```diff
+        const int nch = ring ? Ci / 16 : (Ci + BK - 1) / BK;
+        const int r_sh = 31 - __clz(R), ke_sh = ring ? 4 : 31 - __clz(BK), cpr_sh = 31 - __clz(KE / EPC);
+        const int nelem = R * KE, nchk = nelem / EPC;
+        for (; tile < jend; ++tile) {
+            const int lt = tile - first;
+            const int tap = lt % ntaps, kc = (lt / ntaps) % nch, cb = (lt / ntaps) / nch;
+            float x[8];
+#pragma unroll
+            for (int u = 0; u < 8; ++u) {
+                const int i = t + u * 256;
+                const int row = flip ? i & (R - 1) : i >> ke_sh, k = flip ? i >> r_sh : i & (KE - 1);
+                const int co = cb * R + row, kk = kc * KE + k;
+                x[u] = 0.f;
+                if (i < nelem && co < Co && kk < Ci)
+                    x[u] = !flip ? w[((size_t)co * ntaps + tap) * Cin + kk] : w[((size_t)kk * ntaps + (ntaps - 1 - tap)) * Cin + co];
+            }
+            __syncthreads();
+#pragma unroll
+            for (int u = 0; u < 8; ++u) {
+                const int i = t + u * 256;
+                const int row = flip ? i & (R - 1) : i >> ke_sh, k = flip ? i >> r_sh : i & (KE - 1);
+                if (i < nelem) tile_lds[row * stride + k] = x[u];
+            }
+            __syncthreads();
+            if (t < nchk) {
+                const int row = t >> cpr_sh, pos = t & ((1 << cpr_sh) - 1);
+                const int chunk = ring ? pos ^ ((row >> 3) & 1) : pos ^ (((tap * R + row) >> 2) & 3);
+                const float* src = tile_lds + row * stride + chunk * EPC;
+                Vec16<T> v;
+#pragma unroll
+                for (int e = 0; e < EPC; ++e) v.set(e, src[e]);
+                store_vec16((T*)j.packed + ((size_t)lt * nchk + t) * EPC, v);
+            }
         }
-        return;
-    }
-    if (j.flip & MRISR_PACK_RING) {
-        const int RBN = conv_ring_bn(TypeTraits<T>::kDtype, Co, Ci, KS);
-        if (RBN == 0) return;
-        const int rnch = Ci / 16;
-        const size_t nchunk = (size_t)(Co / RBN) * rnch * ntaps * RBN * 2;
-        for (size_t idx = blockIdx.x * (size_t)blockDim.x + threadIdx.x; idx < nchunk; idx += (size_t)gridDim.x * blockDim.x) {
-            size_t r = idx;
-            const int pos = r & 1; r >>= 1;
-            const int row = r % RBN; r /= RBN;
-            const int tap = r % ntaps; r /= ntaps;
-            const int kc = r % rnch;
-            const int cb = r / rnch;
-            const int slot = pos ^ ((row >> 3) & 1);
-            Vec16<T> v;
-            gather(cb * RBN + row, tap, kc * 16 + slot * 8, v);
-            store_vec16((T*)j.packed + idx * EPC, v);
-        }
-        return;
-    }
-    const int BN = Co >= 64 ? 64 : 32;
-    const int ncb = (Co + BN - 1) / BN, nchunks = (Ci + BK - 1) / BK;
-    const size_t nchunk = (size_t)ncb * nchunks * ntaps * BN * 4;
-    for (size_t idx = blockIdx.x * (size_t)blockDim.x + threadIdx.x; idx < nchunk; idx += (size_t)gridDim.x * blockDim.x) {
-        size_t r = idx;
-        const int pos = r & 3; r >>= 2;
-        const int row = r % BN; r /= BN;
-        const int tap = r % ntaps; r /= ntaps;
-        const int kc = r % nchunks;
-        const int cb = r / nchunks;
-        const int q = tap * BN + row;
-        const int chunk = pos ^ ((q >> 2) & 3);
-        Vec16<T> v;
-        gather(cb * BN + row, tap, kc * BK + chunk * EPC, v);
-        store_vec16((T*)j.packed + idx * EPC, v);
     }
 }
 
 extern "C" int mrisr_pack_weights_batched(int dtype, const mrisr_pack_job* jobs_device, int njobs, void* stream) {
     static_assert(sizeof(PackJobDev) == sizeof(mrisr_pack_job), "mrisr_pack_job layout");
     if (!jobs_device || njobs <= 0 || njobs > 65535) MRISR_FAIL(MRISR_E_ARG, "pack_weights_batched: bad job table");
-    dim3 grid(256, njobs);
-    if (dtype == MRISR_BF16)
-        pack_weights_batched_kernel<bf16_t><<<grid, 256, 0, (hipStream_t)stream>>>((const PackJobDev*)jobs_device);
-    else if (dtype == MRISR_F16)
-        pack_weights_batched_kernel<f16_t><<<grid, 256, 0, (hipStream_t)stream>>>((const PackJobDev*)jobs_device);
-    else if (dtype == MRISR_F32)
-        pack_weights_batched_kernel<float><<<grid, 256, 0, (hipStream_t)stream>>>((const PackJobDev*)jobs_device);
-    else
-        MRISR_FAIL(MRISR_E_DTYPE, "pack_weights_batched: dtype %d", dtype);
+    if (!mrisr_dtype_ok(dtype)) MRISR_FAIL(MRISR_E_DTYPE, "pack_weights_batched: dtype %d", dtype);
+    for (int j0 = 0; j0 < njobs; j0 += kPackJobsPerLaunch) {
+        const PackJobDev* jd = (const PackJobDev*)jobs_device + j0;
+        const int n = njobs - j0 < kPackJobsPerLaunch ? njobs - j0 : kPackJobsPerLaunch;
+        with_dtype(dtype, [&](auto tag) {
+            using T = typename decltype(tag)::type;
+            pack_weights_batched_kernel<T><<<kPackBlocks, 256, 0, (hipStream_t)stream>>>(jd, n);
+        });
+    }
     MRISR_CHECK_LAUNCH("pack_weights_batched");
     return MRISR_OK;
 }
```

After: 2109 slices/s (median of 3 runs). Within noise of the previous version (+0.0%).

• Exercise goal:
Output the full listing above once again, verbatim.

• Output of the task:
```diff
+        const int nch = ring ? Ci / 16 : (Ci + BK - 1) / BK;
+        const int r_sh = 31 - __clz(R), ke_sh = ring ? 4 : 31 - __clz(BK), cpr_sh = 31 - __clz(KE / EPC);
+        const int nelem = R * KE, nchk = nelem / EPC;
+        for (; tile < jend; ++tile) {
+            const int lt = tile - first;
+            const int tap = lt % ntaps, kc = (lt / ntaps) % nch, cb = (lt / ntaps) / nch;
+            float x[8];
+#pragma unroll
+            for (int u = 0; u < 8; ++u) {
+                const int i = t + u * 256;
+                const int row = flip ? i & (R - 1) : i >> ke_sh, k = flip ? i >> r_sh : i & (KE - 1);
+                const int co = cb * R + row, kk = kc * KE + k;
+                x[u] = 0.f;
+                if (i < nelem && co < Co && kk < Ci)
+                    x[u] = !flip ? w[((size_t)co * ntaps + tap) * Cin + kk] : w[((size_t)kk * ntaps + (ntaps - 1 - tap)) * Cin + co];
+            }
+            __syncthreads();
+#pragma unroll
+            for (int u = 0; u < 8; ++u) {
+                const int i = t + u * 256;
+                const int row = flip ? i & (R - 1) : i >> ke_sh, k = flip ? i >> r_sh : i & (KE - 1);
+                if (i < nelem) tile_lds[row * stride + k] = x[u];
+            }
+            __syncthreads();
+            if (t < nchk) {
+                const int row = t >> cpr_sh, pos = t & ((1 << cpr_sh) - 1);
+                const int chunk = ring ? pos ^ ((row >> 3) & 1) : pos ^ (((tap * R + row) >> 2) & 3);
+                const float* src = tile_lds + row * stride + chunk * EPC;
+                Vec16<T> v;
+#pragma unroll
+                for (int e = 0; e < EPC; ++e) v.set(e, src[e]);
+                store_vec16((T*)j.packed + ((size_t)lt * nchk + t) * EPC, v);
+            }
         }
-        return;
-    }
-    if (j.flip & MRISR_PACK_RING) {
-        const int RBN = conv_ring_bn(TypeTraits<T>::kDtype, Co, Ci, KS);
-        if (RBN == 0) return;
-        const int rnch = Ci / 16;
-        const size_t nchunk = (size_t)(Co / RBN) * rnch * ntaps * RBN * 2;
-        for (size_t idx = blockIdx.x * (size_t)blockDim.x + threadIdx.x; idx < nchunk; idx += (size_t)gridDim.x * blockDim.x) {
-            size_t r = idx;
-            const int pos = r & 1; r >>= 1;
-            const int row = r % RBN; r /= RBN;
-            const int tap = r % ntaps; r /= ntaps;
-            const int kc = r % rnch;
-            const int cb = r / rnch;
-            const int slot = pos ^ ((row >> 3) & 1);
-            Vec16<T> v;
-            gather(cb * RBN + row, tap, kc * 16 + slot * 8, v);
-            store_vec16((T*)j.packed + idx * EPC, v);
-        }
-        return;
-    }
-    const int BN = Co >= 64 ? 64 : 32;
-    const int ncb = (Co + BN - 1) / BN, nchunks = (Ci + BK - 1) / BK;
-    const size_t nchunk = (size_t)ncb * nchunks * ntaps * BN * 4;
-    for (size_t idx = blockIdx.x * (size_t)blockDim.x + threadIdx.x; idx < nchunk; idx += (size_t)gridDim.x * blockDim.x) {
-        size_t r = idx;
-        const int pos = r & 3; r >>= 2;
-        const int row = r % BN; r /= BN;
-        const int tap = r % ntaps; r /= ntaps;
-        const int kc = r % nchunks;
-        const int cb = r / nchunks;
-        const int q = tap * BN + row;
-        const int chunk = pos ^ ((q >> 2) & 3);
-        Vec16<T> v;
-        gather(cb * BN + row, tap, kc * BK + chunk * EPC, v);
-        store_vec16((T*)j.packed + idx * EPC, v);
     }
 }
 
 extern "C" int mrisr_pack_weights_batched(int dtype, const mrisr_pack_job* jobs_device, int njobs, void* stream) {
     static_assert(sizeof(PackJobDev) == sizeof(mrisr_pack_job), "mrisr_pack_job layout");
     if (!jobs_device || njobs <= 0 || njobs > 65535) MRISR_FAIL(MRISR_E_ARG, "pack_weights_batched: bad job table");
-    dim3 grid(256, njobs);
-    if (dtype == MRISR_BF16)
-        pack_weights_batched_kernel<bf16_t><<<grid, 256, 0, (hipStream_t)stream>>>((const PackJobDev*)jobs_device);
-    else if (dtype == MRISR_F16)
-        pack_weights_batched_kernel<f16_t><<<grid, 256, 0, (hipStream_t)stream>>>((const PackJobDev*)jobs_device);
-    else if (dtype == MRISR_F32)
-        pack_weights_batched_kernel<float><<<grid, 256, 0, (hipStream_t)stream>>>((const PackJobDev*)jobs_device);
-    else
-        MRISR_FAIL(MRISR_E_DTYPE, "pack_weights_batched: dtype %d", dtype);
+    if (!mrisr_dtype_ok(dtype)) MRISR_FAIL(MRISR_E_DTYPE, "pack_weights_batched: dtype %d", dtype);
+    for (int j0 = 0; j0 < njobs; j0 += kPackJobsPerLaunch) {
+        const PackJobDev* jd = (const PackJobDev*)jobs_device + j0;
+        const int n = njobs - j0 < kPackJobsPerLaunch ? njobs - j0 : kPackJobsPerLaunch;
+        with_dtype(dtype, [&](auto tag) {
+            using T = typename decltype(tag)::type;
+            pack_weights_batched_kernel<T><<<kPackBlocks, 256, 0, (hipStream_t)stream>>>(jd, n);
+        });
+    }
     MRISR_CHECK_LAUNCH("pack_weights_batched");
     return MRISR_OK;
 }
```

After: 2109 slices/s (median of 3 runs). Within noise of the previous version (+0.0%).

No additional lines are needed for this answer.